**WORK REQUIRED**
Every line below from the one containing "constexpr (C_ >" through the one containing "< p.NCC; ++c)" must be transcribed exactly. Omit all lines outside that stretch.

>>

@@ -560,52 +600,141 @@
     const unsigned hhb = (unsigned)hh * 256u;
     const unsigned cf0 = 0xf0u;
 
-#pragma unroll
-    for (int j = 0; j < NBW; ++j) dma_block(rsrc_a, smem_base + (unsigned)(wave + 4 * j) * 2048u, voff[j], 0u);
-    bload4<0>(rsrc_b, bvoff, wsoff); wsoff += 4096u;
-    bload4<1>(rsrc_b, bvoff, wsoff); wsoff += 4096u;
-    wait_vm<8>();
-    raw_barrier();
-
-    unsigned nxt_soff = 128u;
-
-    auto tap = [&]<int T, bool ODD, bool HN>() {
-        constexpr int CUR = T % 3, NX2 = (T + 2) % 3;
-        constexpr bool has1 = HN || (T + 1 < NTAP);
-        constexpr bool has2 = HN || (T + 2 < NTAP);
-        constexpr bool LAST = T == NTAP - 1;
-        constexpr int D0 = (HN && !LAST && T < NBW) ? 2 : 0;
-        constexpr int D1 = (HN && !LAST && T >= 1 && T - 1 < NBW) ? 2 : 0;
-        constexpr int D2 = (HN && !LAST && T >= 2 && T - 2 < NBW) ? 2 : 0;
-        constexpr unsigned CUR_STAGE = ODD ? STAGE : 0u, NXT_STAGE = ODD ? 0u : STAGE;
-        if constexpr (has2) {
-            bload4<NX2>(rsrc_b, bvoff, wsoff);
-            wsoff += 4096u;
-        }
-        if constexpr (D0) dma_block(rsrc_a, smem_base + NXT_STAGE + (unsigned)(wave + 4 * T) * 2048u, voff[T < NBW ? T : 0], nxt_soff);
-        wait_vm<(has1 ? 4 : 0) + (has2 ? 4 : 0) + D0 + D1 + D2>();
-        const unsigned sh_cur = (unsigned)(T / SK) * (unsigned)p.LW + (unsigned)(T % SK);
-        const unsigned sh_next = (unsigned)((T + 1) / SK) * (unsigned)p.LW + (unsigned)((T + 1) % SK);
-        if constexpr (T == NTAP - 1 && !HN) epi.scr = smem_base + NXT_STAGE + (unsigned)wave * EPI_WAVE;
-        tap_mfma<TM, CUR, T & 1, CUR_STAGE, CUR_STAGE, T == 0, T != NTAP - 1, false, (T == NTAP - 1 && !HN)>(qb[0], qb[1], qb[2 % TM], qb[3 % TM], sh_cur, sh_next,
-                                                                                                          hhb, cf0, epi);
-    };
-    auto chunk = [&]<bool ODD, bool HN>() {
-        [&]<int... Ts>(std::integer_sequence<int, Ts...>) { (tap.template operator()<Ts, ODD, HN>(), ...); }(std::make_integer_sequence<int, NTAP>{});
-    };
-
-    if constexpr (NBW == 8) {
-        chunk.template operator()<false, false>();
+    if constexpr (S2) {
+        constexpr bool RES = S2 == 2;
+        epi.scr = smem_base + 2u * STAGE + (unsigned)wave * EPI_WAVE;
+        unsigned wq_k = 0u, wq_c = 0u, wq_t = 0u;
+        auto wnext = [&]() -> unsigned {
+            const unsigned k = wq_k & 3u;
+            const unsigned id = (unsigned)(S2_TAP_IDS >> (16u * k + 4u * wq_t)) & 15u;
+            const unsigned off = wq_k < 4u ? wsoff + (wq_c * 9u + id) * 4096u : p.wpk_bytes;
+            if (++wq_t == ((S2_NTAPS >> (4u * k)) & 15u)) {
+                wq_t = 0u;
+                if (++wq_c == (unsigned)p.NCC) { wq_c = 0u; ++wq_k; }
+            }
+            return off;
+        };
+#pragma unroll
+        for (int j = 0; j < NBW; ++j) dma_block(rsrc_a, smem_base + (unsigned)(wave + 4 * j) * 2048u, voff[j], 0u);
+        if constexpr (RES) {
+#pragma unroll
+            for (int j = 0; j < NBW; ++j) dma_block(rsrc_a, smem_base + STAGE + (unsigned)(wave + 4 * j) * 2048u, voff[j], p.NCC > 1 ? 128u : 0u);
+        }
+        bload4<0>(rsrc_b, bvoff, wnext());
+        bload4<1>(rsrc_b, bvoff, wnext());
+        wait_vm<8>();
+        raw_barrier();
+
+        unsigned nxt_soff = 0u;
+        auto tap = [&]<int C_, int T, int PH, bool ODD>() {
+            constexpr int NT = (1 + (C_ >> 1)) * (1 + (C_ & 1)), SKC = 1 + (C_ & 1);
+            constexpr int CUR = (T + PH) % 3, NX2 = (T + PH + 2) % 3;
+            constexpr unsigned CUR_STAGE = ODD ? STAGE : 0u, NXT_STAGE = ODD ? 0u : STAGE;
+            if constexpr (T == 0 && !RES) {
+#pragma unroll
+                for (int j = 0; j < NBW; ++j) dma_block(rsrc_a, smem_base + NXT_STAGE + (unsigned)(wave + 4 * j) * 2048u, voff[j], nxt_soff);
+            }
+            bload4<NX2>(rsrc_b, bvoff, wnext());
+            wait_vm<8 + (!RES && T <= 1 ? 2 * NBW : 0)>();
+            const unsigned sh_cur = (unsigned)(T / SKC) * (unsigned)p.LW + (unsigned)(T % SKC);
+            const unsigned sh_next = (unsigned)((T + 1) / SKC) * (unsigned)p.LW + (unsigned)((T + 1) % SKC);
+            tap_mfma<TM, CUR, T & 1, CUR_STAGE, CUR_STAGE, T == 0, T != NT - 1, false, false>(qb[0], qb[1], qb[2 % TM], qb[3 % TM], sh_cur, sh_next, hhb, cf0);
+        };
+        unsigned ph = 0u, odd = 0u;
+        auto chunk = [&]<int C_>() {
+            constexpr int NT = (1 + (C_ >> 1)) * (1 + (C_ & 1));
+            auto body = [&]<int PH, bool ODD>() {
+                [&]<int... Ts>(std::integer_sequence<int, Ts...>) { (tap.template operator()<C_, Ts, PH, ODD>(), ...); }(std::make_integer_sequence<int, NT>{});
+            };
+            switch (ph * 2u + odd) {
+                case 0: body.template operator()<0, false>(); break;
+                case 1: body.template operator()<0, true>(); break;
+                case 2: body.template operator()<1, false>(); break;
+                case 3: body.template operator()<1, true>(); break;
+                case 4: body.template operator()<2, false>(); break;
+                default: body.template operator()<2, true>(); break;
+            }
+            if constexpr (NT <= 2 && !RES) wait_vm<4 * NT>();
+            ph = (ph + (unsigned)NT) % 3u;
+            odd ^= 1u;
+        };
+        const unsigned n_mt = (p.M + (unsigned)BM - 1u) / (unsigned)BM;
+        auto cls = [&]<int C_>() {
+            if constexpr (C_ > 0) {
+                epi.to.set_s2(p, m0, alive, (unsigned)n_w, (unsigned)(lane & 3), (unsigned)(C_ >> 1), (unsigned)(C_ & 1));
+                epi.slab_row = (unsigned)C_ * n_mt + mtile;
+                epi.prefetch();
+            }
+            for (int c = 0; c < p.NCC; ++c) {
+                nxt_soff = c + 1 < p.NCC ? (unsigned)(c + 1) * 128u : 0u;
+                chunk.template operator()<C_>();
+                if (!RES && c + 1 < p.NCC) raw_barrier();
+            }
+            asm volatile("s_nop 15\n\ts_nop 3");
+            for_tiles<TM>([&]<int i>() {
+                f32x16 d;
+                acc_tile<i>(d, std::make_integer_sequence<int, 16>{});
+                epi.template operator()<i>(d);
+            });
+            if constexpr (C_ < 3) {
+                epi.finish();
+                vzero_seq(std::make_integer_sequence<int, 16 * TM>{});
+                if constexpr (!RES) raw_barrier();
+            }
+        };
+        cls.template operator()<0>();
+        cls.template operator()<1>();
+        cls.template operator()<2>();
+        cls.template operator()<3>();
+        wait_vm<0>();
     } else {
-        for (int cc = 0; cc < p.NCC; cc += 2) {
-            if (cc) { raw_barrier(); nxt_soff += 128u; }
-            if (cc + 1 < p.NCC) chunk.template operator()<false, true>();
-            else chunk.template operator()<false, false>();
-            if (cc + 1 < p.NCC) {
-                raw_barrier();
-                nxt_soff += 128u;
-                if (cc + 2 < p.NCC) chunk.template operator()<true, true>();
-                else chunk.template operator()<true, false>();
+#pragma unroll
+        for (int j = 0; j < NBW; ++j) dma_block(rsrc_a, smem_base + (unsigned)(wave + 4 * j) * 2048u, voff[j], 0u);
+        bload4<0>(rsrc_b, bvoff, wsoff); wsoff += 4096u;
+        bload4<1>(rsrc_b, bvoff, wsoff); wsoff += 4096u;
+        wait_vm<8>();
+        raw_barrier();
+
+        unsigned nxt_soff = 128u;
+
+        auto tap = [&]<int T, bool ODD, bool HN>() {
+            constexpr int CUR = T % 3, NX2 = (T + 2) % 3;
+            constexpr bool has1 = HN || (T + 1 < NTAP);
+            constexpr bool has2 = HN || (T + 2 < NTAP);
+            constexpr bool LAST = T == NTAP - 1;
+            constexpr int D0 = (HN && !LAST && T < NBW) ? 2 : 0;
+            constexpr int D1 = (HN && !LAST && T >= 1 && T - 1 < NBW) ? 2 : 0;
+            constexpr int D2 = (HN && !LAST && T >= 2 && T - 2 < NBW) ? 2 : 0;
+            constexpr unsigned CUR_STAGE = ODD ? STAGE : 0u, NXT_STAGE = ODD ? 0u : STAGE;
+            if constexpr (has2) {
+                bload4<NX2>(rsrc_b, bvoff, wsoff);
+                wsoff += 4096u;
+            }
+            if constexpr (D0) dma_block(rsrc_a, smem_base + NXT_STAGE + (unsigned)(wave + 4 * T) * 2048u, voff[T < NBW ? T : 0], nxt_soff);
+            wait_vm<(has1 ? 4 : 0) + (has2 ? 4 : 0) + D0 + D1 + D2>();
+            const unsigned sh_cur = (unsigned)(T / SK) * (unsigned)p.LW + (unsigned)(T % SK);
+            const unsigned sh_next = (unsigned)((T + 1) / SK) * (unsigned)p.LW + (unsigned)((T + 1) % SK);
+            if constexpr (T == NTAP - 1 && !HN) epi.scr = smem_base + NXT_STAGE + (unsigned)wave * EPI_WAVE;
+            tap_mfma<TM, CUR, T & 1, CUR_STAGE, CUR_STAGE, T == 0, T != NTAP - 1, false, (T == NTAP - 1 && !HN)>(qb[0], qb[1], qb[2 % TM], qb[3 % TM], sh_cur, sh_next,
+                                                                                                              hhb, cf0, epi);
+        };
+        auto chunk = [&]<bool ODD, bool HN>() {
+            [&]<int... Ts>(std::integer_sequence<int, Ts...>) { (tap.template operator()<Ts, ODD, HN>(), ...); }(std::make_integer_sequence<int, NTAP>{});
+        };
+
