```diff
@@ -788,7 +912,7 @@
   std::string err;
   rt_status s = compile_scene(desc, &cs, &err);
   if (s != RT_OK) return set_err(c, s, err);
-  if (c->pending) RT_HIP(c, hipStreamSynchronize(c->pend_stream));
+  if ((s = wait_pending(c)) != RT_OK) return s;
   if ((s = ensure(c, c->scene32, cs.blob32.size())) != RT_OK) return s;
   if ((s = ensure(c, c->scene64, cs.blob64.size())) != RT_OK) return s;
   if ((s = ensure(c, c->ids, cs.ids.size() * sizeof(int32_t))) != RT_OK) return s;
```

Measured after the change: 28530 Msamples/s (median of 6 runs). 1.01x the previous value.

<<

**EXPECTED ANSWER**
+            if constexpr (C_ > 0) {
+                epi.to.set_s2(p, m0, alive, (unsigned)n_w, (unsigned)(lane & 3), (unsigned)(C_ >> 1), (unsigned)(C_ & 1));
+                epi.slab_row = (unsigned)C_ * n_mt + mtile;
+                epi.prefetch();
+            }
+            for (int c = 0; c < p.NCC; ++c) {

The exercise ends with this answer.